Under The Providence Service Corporation Deferred Compensation Plan (“Deferred Compensation Plan”), a select group of management, including the Named Executive Officers, highly compensated employees and independent contractors (“Participant(s)”), may defer up to 100% of their base salary, service and performance based bonuses, commissions or Form 1099 compensation in order to provide for future retirement and other benefits on behalf of the Participants. The Company may make a discretionary credit to a Participant’s deferred compensation account in accordance with the Deferred Compensation Plan. The Company will maintain a deferred compensation account for each Participant where the Participant’s deferral amounts and credits the Company makes will be credited, investment gains or losses will be credited or debited, and subsequent distributions in accordance with the rules and elections in effect from time to time will be debited. Participants will be fully vested immediately in all amounts deferred by the Participant and any discretionary credits made by the Company to the Participant’s deferred compensation account. The Company may make additional other credits to the Participant’s deferred compensation account for which the vesting will be determined at the time of grant. In addition, Participants will be able to select from several fund choices and their deferred compensation account will increase or decrease in value in accordance with the performance of the funds selected. A Participant may receive a distribution from the Deferred Compensation Plan upon a qualifying distribution event such as separation from service, disability, death, in-service or education distribution, change in control or an unforeseeable emergency all as defined in the Deferred Compensation Plan. Distributions from the Deferred Compensation Plan will be made in cash upon a qualifying distribution event under several options and in the manner elected by the Participant. For example, as determined by the Participant, distributions from the Deferred Compensation Plan may be made in a lump sum, annual installments, or a combination of both commencing as soon as possible after (but no later than 60 days after) the distribution date elected for the qualifying distribution event. The Deferred Compensation Plan is intended to be an unfunded plan administered and maintained by the Company primarily for the purpose of providing deferred compensation benefits to Participants.

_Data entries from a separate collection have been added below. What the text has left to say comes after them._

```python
def load_library():
    global _lib
    with _lock:
        if _lib is not None:
            return _lib
        if not os.path.exists(LIB_PATH):
            raise HmcxError("libhmcx.so not built (%s): run `python -c 'import __graft_entry__ as g; g.build()'`"
                            % LIB_PATH)
        lib = ctypes.CDLL(LIB_PATH)
        lib.hmcx_version.restype = c_int
        lib.hmcx_create.argtypes = [c_int, ctypes.POINTER(c_void_p)]
        lib.hmcx_destroy.argtypes = [c_void_p]
        lib.hmcx_last_error.argtypes = [c_void_p]
        lib.hmcx_last_error.restype = ctypes.c_char_p
# ... 57 lines not shown
        lib.hmcx_logistic_grad.argtypes = [c_void_p, c_int, c_void_p, c_void_p, c_int, c_int, c_int,
                                           c_void_p, c_void_p, c_double, c_void_p, c_void_p]
        lib.hmcx_logistic_loglik.argtypes = [c_void_p, c_int, c_void_p, c_void_p, c_int, c_int, c_int,
                                             c_void_p, c_void_p, c_void_p]
        lib.hmcx_logistic_predict.argtypes = [c_void_p, c_int, c_void_p, c_int, c_int, c_int, c_void_p, c_void_p,
                                              c_void_p]
        lib.hmcx_sumsq.argtypes = [c_void_p, c_int, c_void_p, ctypes.c_int64, c_void_p]
        lib.hmcx_sgd_run.argtypes = [c_void_p, ctypes.POINTER(SgdArgs)]
        lib.hmcx_hmc_run.argtypes = [c_void_p, ctypes.POINTER(HmcArgs)]
        if hasattr(lib, "hmcx_hmc_chains_run"):
            lib.hmcx_hmc_chains_run.argtypes = [c_void_p, ctypes.POINTER(HmcChainsArgs)]
        if hasattr(lib, "hmcx_mh_run"):
            lib.hmcx_mh_run.argtypes = [c_void_p, ctypes.POINTER(MhArgs)]
            lib.hmcx_mh_mvn_run.argtypes = [c_void_p, ctypes.POINTER(MhMvnArgs)]
        if hasattr(lib, "hmcx_p2_plan_query"):
            lib.hmcx_p2_plan_query.argtypes = [c_int, c_int, c_int, c_int, c_int, ctypes.c_longlong, c_int, c_int,
                                               ctypes.POINTER(ctypes.c_longlong)]
        if hasattr(lib, "hmcx_set_sghmc_ahead"):
            lib.hmcx_set_sghmc_ahead.argtypes = [c_void_p, c_int]
            lib.hmcx_sghmc_ahead_note.argtypes = [c_void_p, c_i32p, c_int]
            lib.hmcx_p2_ahead_rule.argtypes = [c_int, c_int, c_int]
            lib.hmcx_p2_ahead_query.argtypes = [c_int, c_int, c_int, c_int, c_int, ctypes.c_longlong, c_int, c_int,
                                                ctypes.POINTER(ctypes.c_longlong)]
        if hasattr(lib, "hmcx_sghmc_batch_plan_query"):
            lib.hmcx_sghmc_batch_plan_query.argtypes = [c_int] * 11 + [ctypes.POINTER(ctypes.c_longlong)]
        lib.hmcx_axpy.argtypes = [c_void_p, c_int, c_int, ctypes.c_int64, c_double, c_void_p, c_void_p]
        lib.hmcx_mvn_eval.argtypes = [c_void_p, c_int, c_int, c_void_p, c_void_p, c_double, c_void_p, c_void_p,
                                      c_void_p]
        _lib = lib
        return lib


class Context:

    def __init__(self, device):
        lib = load_library()
        if not torch.cuda.is_available():
            raise HmcxError("no HIP device visible: the HIP engine has no CPU fallback")
        self.lib = lib
        self.device = torch.device("cuda", device if isinstance(device, int) else (device.index or 0))
        h = c_void_p()
        with torch.cuda.device(self.device):
            rc = lib.hmcx_create(self.device.index, ctypes.byref(h))
        if rc != 0:
            raise HmcxError("hmcx_create failed (%d)" % rc)
        self.h = h
# ... 11 lines not shown

    def check(self, rc, what):
        if rc != 0:
            msg = self.lib.hmcx_last_error(self.h)
            raise HmcxError("%s failed (%d): %s" % (what, rc, msg.decode() if msg else ""))

    path = 0

    def set_sghmc_path(self, path):
        self.check(self.lib.hmcx_set_sghmc_path(self.h, int(path)), "hmcx_set_sghmc_path")
        self.path = int(path)

    def set_sghmc_ahead(self, mode):
        self.check(self.lib.hmcx_set_sghmc_ahead(self.h, int(mode)), "hmcx_set_sghmc_ahead")

    def sghmc_ahead_note(self, accepted):
        if not hasattr(self.lib, "hmcx_sghmc_ahead_note"):
            return
        if hasattr(accepted, "ctypes") and accepted.dtype.str == "<i4" and accepted.flags.c_contiguous:
            self.lib.hmcx_sghmc_ahead_note(self.h, accepted.ctypes.data_as(c_i32p), int(accepted.size))
            return
        flags = [1 if v else 0 for v in accepted]
        self.lib.hmcx_sghmc_ahead_note(self.h, (ctypes.c_int32 * len(flags))(*flags), len(flags))

    def clear_abort(self):
        self.check(self.lib.hmcx_clear_abort(self.h), "hmcx_clear_abort")

    RECOVERY_KINDS = ("persistent_sghmc", "mlp_fused", "sgld_wide_fused")

    def recoveries(self):
        if not hasattr(self.lib, "hmcx_get_recoveries"):
            return None
        out = (ctypes.c_int64 * len(self.RECOVERY_KINDS))()
        self.check(self.lib.hmcx_get_recoveries(self.h, out), "hmcx_get_recoveries")
        return dict(zip(self.RECOVERY_KINDS, (int(v) for v in out)))

    def note_recovery(self, kind):
        self.check(self.lib.hmcx_note_recovery(self.h, self.RECOVERY_KINDS.index(kind)), "hmcx_note_recovery")

    MLP_FORWARD_KINDS = ("fwdr", "batched", "single")

    def mlp_forward_counts(self):
        out = (ctypes.c_int64 * len(self.MLP_FORWARD_KINDS))()
        self.check(self.lib.hmcx_get_mlp_forward_counts(self.h, out), "hmcx_get_mlp_forward_counts")
        return dict(zip(self.MLP_FORWARD_KINDS, (int(v) for v in out)))

# ... 155 lines not shown
```

### dropout_hamiltonian_montecarlo_amd/csrc/hmcx_ctx.hip

```cpp
#include "hmcx_common.h"
#include "hmcx_internal.h"
#include <new>
#include <cstdio>
#include <cstring>
#include <cmath>

namespace hmcx {

int set_error(hmcx_ctx* ctx, int code, const std::string& msg) {
  if (ctx) ctx->err = msg;
  return code;
}

bool Workspace::retry() {
  if (off <= ctx->ws_cap) return false;
  if (ctx->ws) {
    if (hipDeviceSynchronize() != hipSuccess) { failed = true; return false; }
    (void)hipFree(ctx->ws);
    ctx->ws = nullptr;
    ctx->ws_cap = 0;
  }
  const size_t want = off + off / 4 + (1 << 20);
  if (hipMalloc((void**)&ctx->ws, want) != hipSuccess) {
    ctx->ws = nullptr;
// ... 528 lines not shown
  return HMCX_OK;
}

int hmcx_destroy(hmcx_ctx* ctx) {
  HMCX_GUARD_CTX(ctx);
  (void)hipSetDevice(ctx->device);
  (void)hipStreamSynchronize(ctx->stream);
  if (ctx->ws) (void)hipFree(ctx->ws);
  for (int i = 0; i < 2; ++i) {
    if (ctx->stage_buf[i]) (void)hipHostFree(ctx->stage_buf[i]);
    if (ctx->stage_evv[i]) (void)hipEventDestroy(ctx->stage_evv[i]);
  }
  if (ctx->ev_in) (void)hipEventDestroy(ctx->ev_in);
  for (auto& pr : ctx->t_pend) { (void)hipEventDestroy(pr.first); (void)hipEventDestroy(pr.second); }
  if (ctx->t_open) (void)hipEventDestroy(ctx->t_open);
  for (auto& pr : ctx->abort_pend) (void)hipEventDestroy(pr.first);
  for (auto e : ctx->ev_pool) (void)hipEventDestroy(e);
  for (auto& m : ctx->host_marks) (void)hipEventDestroy(m.second);
  for (auto e : ctx->host_mark_pool) (void)hipEventDestroy(e);
  if (ctx->abort_host) (void)hipHostFree(ctx->abort_host);
  if (ctx->abort_dev) (void)hipFree(ctx->abort_dev);
  if (ctx->mlp_abort_dev) (void)hipFree(ctx->mlp_abort_dev);
  if (ctx->wide_abort_dev) (void)hipFree(ctx->wide_abort_dev);
  if (ctx->zeros_dev) (void)hipFree(ctx->zeros_dev);
  if (ctx->gx_arena) (void)hipFree(ctx->gx_arena);
  if (ctx->pred_ws) (void)hipFree(ctx->pred_ws);
  for (auto& g : ctx->graveyard) {
    (void)hipGraphExecDestroy(g.first);
    (void)hipEventDestroy(g.second);
  }
  if (ctx->own_stream) (void)hipStreamDestroy(ctx->own_stream);
  delete ctx;
  return HMCX_OK;
}

const char* hmcx_last_error(const hmcx_ctx* ctx) { return ctx ? ctx->err.c_str() : "null context"; }

int hmcx_set_stream(hmcx_ctx* ctx, void* stream) {
  HMCX_GUARD_CTX(ctx);
  ctx->stream = (hipStream_t)stream;
  return HMCX_OK;
}

int hmcx_synchronize(hmcx_ctx* ctx) {
  HMCX_GUARD_CTX(ctx);
  HMCX_HIP(ctx, hipStreamSynchronize(ctx->stream));
// ... 545 lines not shown
```

### dropout_hamiltonian_montecarlo_amd/csrc/hmcx_internal.h

```cpp
#pragma once
#include <hip/hip_runtime.h>
#include <stdint.h>
#include <string>
#include <vector>
#include <algorithm>
#include "hmcx.h"

struct hmcx_ctx {
  int device = 0;
  hipStream_t own_stream = nullptr;
  hipStream_t stream = nullptr;
  std::string err;
  int graph_mode = 0;
  int sghmc_path = 0;
  int sghmc_ahead = 2;
  int ahead_on = 1;
  uint64_t ahead_flags = 0;
  int ahead_seen = 0;
  int num_cus = 256;
  size_t lds_max = 160 * 1024;
  char* ws = nullptr;
  size_t ws_cap = 0;
  char* stage_buf[2] = {nullptr, nullptr};
  size_t stage_capv[2] = {0, 0};
  hipEvent_t stage_evv[2] = {nullptr, nullptr};
  bool stage_pend[2] = {false, false};
  int stage_cur = 0;
  size_t stage_off = 0;
  char* gx_arena = nullptr;
  size_t gx_bytes = 0;
  unsigned gx_epoch = 0;
  std::vector<int64_t> rs_poff, rs_nzo;
  std::vector<double> sched_L, sched_u;
  std::vector<int32_t> sched_n;
  std::vector<std::pair<std::pair<const void*, int>, int>> occ_cache;
  hipEvent_t ev_in = nullptr, ev_out = nullptr;
  std::vector<std::pair<hipGraphExec_t, hipEvent_t>> graveyard;
  int timing = 0;
  hipEvent_t t_open = nullptr;
  std::vector<std::pair<hipEvent_t, hipEvent_t>> t_pend;
  double t_ms = 0.0;
// ... 179 lines not shown
```

### dropout_hamiltonian_montecarlo_amd/csrc/hmcx_p2x.h

```cpp
#pragma once
#include "hmcx_common.h"

namespace hmcx {

constexpr int QTH = 256;
constexpr int QNW = QTH / 64;
constexpr int QNPM = 16;
#ifndef HMCX_P2_SLEEP
#define HMCX_P2_SLEEP 1
#endif
constexpr unsigned long long QTIMEOUT = 400000000ull;

typedef unsigned int gran_t __attribute__((ext_vector_type(4)));
__host__ __device__ inline int p2_pad(int n, int pad) { return pad ? (n + 7) & ~7 : n; }

__device__ inline uint64_t opaque_s64(uint64_t x) {
  uint32_t lo = (uint32_t)x, hi = (uint32_t)(x >> 32);
  asm volatile("" : "+s"(lo), "+s"(hi));
  return ((uint64_t)hi << 32) | lo;
}
__device__ inline int opaque(int x) {
  asm volatile("" : "+v"(x));
  return x;
}
// ... 235 lines not shown
}
__device__ inline int p2_wait_decision(unsigned long long* w, unsigned ep, int* abort_flag) {
  unsigned long long t0 = __builtin_amdgcn_s_memrealtime();
  for (int spins = 0;; ++spins) {
    const unsigned long long cur = __hip_atomic_load(w, __ATOMIC_RELAXED, __HIP_MEMORY_SCOPE_AGENT);
    if ((cur >> 2) == (unsigned long long)ep) return (int)(cur & 3ull);
    if ((spins & 63) == 63 &&
        (__builtin_amdgcn_s_memrealtime() - t0 > QTIMEOUT ||
         __hip_atomic_load(abort_flag, __ATOMIC_RELAXED, __HIP_MEMORY_SCOPE_AGENT))) {
      const int d = p2_decide(w, ep, P2_ABORT);
      if (d == P2_ABORT) p2_timeout(abort_flag, -1, ep);
      return d;
    }
    if (HMCX_P2_SLEEP) __builtin_amdgcn_s_sleep(1);
  }
}

__device__ inline bool all_ok(bool ok, int* sh_fail) {
  if (!ok) *sh_fail = 1;
  __syncthreads();
  return *sh_fail == 0;
}

__device__ inline double wsum(double v, double* sh) {
#pragma unroll
  for (int m = 32; m >= 1; m >>= 1) v += __shfl_xor(v, m, 64);
  if ((threadIdx.x & 63) == 0) sh[threadIdx.x >> 6] = v;
  __syncthreads();
  double r = sh[0];
#pragma unroll
  for (int w = 1; w < QNW; ++w) r += sh[w];
  __syncthreads();
  return r;
}

template <int CTRL> __device__ inline double dpp64(double v) {
  const unsigned long long x = __builtin_bit_cast(unsigned long long, v);
  const int lo = __builtin_amdgcn_mov_dpp((int)(unsigned)x, CTRL, 0xF, 0xF, false);
  const int hi = __builtin_amdgcn_mov_dpp((int)(unsigned)(x >> 32), CTRL, 0xF, 0xF, false);
  return __builtin_bit_cast(double, (unsigned long long)(unsigned)lo | ((unsigned long long)(unsigned)hi << 32));
}
template <int CTRL> __device__ inline float dpp64(float v) {
  return __builtin_bit_cast(float, __builtin_amdgcn_mov_dpp(__builtin_bit_cast(int, v), CTRL, 0xF, 0xF, false));
}
constexpr int DPP_XOR1 = 0xB1, DPP_XOR2 = 0x4E, DPP_HMIRROR = 0x141, DPP_MIRROR = 0x140;
template <typename T> __device__ inline T g16_max2(T v) {
// ... 18 lines not shown
```

### dropout_hamiltonian_montecarlo_amd/csrc/hmcx_persist2.hip

```cpp
#include "hmcx_common.h"
#include "hmcx_internal.h"
#include "hmcx_persist.h"
#include "hmcx_p2x.h"
#include <cstdio>
#include <cstdlib>
#include <vector>

namespace hmcx {


struct Q2Args {
  int B, D, K, P, n_steps;
  int Gr, Gf, Br, Bf, BfP, BFP, Ro, Fo;
  double alpha, neg_inv_n, log_prior;
  const void* X; const void* Y;
  const double* eps; const double* u; const int64_t* row0; const int32_t* n_iter;
  int noise_mode; const double* noise; const int64_t* noff;
  uint64_t seed; uint32_t chain0, step_base;
  void* W; void* b;
  char* arena;
  int oXA, oXD, oXB, oXW, oXS;
  int oXC;
  int oXAh, oXQ, oXP;
  int help;
// ... 1 lines not shown
  int pad;
  unsigned ep0;
  int zoff;
  int spread;
  int xmap;
  int fl2;
  int al2;
  int prefetch;
  int acc1;
  int bar;
  int* abort_flag;
  int force_abort;
  double* out_A; int32_t* out_acc; double* out_ll; double* out_E;
  void* out_trace;
  void* out_mom;
  unsigned long long* prof;
  unsigned long long* trace;
  int* verdict;
  int ninl;
  struct { double eps, u; int64_t row0; int32_t n_iter, pad_; } inl[32];
  int ahead;
  int laneoff;
  int oXV;
};
constexpr int P2_NINL = 32;
__device__ inline int sched_k(int s) { return s < P2_NINL ? s : P2_NINL - 1; }
template <typename V>
__device__ inline V sched_at(bool inl, int s, V kv, const V* g) {
  const V gv = g[inl ? 0 : s];
  return inl ? kv : gv;
}

struct P2Verdict {
  int* out;
  bool done;
  __device__ ~P2Verdict() {
    if (out && !done) out[0] = 1;
  }
};
constexpr int P2TR_IT = 16;
#ifndef HMCX_P2_HELP_DEFAULT
#define HMCX_P2_HELP_DEFAULT 2
#endif
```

    Participation in Stock Option Plan and Other Arrangements

The Named Executive Officers are also eligible to:

 

   

Participate in the Company’s 2006 Long-Term Incentive Plan;

 

   

Participate in certain group life, health, medical and other non-cash benefits generally available to all salaried employees;

 

   

Participate in certain health and dental benefits for their family and disability benefits, which are not available to all salaried employees; and

 

   

Participate in certain health and dental benefits for their family and disability benefits, which are not available to all salaried employees.